* [About this exercise]: Show all lines below holding the string "words".
:: Material shown ::
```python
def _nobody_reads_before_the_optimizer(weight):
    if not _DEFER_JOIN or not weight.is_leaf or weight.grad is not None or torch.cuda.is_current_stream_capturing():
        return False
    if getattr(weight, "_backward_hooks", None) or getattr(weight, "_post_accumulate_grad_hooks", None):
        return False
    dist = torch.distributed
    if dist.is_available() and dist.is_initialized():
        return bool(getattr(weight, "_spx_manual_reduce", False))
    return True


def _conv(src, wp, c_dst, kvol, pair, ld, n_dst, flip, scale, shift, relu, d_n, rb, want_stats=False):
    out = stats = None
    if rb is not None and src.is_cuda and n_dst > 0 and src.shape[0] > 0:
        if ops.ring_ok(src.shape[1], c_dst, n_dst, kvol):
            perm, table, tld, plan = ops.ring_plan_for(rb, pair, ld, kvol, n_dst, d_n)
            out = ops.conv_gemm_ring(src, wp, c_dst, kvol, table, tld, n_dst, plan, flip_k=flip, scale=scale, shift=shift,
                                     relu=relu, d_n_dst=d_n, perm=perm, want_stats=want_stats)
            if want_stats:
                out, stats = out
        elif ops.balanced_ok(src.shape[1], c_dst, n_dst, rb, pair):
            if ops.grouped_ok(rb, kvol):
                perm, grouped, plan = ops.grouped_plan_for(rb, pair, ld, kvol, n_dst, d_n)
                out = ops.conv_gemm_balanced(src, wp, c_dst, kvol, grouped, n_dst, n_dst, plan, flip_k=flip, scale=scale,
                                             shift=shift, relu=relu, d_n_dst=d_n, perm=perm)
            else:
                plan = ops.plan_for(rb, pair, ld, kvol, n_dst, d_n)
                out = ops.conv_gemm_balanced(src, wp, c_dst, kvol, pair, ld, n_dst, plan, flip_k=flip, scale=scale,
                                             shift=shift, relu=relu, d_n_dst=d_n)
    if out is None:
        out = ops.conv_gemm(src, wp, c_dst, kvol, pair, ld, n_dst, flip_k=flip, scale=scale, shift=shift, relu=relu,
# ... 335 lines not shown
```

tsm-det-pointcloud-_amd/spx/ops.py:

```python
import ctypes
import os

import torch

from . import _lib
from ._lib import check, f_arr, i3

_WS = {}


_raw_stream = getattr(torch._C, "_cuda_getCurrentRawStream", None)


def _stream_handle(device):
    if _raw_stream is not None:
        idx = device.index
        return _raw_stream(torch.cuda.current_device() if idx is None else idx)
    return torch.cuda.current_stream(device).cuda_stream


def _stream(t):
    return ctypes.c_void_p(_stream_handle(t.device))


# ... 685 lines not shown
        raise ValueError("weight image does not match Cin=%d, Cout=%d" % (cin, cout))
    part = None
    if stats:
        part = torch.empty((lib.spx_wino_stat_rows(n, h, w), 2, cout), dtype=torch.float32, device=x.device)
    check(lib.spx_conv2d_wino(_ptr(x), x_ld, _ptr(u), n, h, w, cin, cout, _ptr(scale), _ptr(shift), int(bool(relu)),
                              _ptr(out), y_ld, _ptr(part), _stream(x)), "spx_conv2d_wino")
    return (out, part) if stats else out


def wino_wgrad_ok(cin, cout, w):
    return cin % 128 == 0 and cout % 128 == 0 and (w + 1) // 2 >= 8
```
:::
:: Material shown ::
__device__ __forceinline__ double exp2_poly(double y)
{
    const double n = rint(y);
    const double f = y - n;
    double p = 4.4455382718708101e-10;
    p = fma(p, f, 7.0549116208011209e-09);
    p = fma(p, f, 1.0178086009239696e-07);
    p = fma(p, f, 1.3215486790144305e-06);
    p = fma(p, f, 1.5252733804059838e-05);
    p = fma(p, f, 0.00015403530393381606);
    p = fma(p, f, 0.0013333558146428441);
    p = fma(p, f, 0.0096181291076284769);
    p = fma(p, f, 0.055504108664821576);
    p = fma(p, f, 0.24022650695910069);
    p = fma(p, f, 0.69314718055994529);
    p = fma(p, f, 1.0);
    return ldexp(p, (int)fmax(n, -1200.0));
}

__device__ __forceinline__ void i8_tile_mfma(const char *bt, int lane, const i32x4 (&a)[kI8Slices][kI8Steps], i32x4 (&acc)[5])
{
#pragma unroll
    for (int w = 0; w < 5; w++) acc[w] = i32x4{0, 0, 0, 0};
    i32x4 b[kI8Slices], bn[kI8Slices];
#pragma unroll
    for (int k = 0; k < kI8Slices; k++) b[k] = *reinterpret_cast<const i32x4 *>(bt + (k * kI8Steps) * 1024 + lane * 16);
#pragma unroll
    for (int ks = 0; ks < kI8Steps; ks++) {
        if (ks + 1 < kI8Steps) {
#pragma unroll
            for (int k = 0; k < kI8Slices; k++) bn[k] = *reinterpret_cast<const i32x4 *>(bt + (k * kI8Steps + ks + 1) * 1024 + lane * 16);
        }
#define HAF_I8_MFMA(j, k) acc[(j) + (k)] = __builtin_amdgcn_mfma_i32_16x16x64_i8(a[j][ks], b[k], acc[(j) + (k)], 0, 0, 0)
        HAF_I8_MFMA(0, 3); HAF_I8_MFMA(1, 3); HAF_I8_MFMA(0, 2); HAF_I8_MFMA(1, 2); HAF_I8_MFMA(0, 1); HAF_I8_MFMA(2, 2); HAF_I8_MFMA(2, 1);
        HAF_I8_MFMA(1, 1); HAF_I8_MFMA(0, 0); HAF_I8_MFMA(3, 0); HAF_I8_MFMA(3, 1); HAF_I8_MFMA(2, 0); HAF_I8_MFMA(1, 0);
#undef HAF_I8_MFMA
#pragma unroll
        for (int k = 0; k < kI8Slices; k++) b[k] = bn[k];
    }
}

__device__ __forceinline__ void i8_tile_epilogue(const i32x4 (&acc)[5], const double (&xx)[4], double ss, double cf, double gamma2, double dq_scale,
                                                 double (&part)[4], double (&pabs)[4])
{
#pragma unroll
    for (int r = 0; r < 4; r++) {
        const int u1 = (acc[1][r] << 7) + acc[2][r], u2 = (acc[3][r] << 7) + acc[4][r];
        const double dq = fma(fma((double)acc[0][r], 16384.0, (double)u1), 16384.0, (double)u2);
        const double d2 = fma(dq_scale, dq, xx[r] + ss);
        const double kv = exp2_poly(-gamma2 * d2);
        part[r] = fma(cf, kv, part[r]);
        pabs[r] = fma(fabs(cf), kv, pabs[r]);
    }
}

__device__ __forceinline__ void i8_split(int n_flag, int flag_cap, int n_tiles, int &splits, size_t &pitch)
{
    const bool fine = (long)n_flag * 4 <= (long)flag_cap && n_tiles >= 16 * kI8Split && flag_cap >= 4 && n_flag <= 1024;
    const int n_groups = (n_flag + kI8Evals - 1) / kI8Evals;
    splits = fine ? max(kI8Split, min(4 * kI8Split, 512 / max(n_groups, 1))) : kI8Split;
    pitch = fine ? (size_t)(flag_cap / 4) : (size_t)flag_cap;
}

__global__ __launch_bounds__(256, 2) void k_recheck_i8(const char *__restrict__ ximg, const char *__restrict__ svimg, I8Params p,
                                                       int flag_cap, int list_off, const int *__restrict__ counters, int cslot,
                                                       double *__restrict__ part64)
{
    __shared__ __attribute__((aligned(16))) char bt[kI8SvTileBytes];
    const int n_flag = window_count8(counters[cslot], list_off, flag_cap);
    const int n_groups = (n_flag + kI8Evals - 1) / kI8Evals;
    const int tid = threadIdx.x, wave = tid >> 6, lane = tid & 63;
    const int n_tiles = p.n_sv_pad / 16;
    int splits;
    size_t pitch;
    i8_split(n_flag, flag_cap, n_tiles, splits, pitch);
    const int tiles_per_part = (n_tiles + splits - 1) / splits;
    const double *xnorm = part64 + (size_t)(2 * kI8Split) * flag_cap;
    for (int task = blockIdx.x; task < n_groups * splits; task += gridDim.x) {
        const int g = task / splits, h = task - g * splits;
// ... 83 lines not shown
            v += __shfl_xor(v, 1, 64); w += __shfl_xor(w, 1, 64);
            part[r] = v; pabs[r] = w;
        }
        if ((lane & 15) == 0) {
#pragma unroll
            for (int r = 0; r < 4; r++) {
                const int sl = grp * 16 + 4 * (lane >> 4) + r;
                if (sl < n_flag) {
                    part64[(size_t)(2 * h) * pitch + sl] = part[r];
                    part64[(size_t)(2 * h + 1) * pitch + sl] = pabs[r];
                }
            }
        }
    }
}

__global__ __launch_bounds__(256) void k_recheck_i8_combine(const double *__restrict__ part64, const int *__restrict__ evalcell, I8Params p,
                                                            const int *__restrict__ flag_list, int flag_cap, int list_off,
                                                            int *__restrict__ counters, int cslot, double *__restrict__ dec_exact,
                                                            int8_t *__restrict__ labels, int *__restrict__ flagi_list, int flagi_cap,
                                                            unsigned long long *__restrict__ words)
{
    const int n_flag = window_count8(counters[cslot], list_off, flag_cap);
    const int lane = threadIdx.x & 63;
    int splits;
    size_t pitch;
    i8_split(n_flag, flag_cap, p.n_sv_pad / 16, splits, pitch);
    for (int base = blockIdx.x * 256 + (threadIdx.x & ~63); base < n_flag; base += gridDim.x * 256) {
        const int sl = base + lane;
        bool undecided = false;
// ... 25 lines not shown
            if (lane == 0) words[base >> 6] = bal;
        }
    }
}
:::
* [Response to the exercise]:
                                                            unsigned long long *__restrict__ words)
            if (lane == 0) words[base >> 6] = bal;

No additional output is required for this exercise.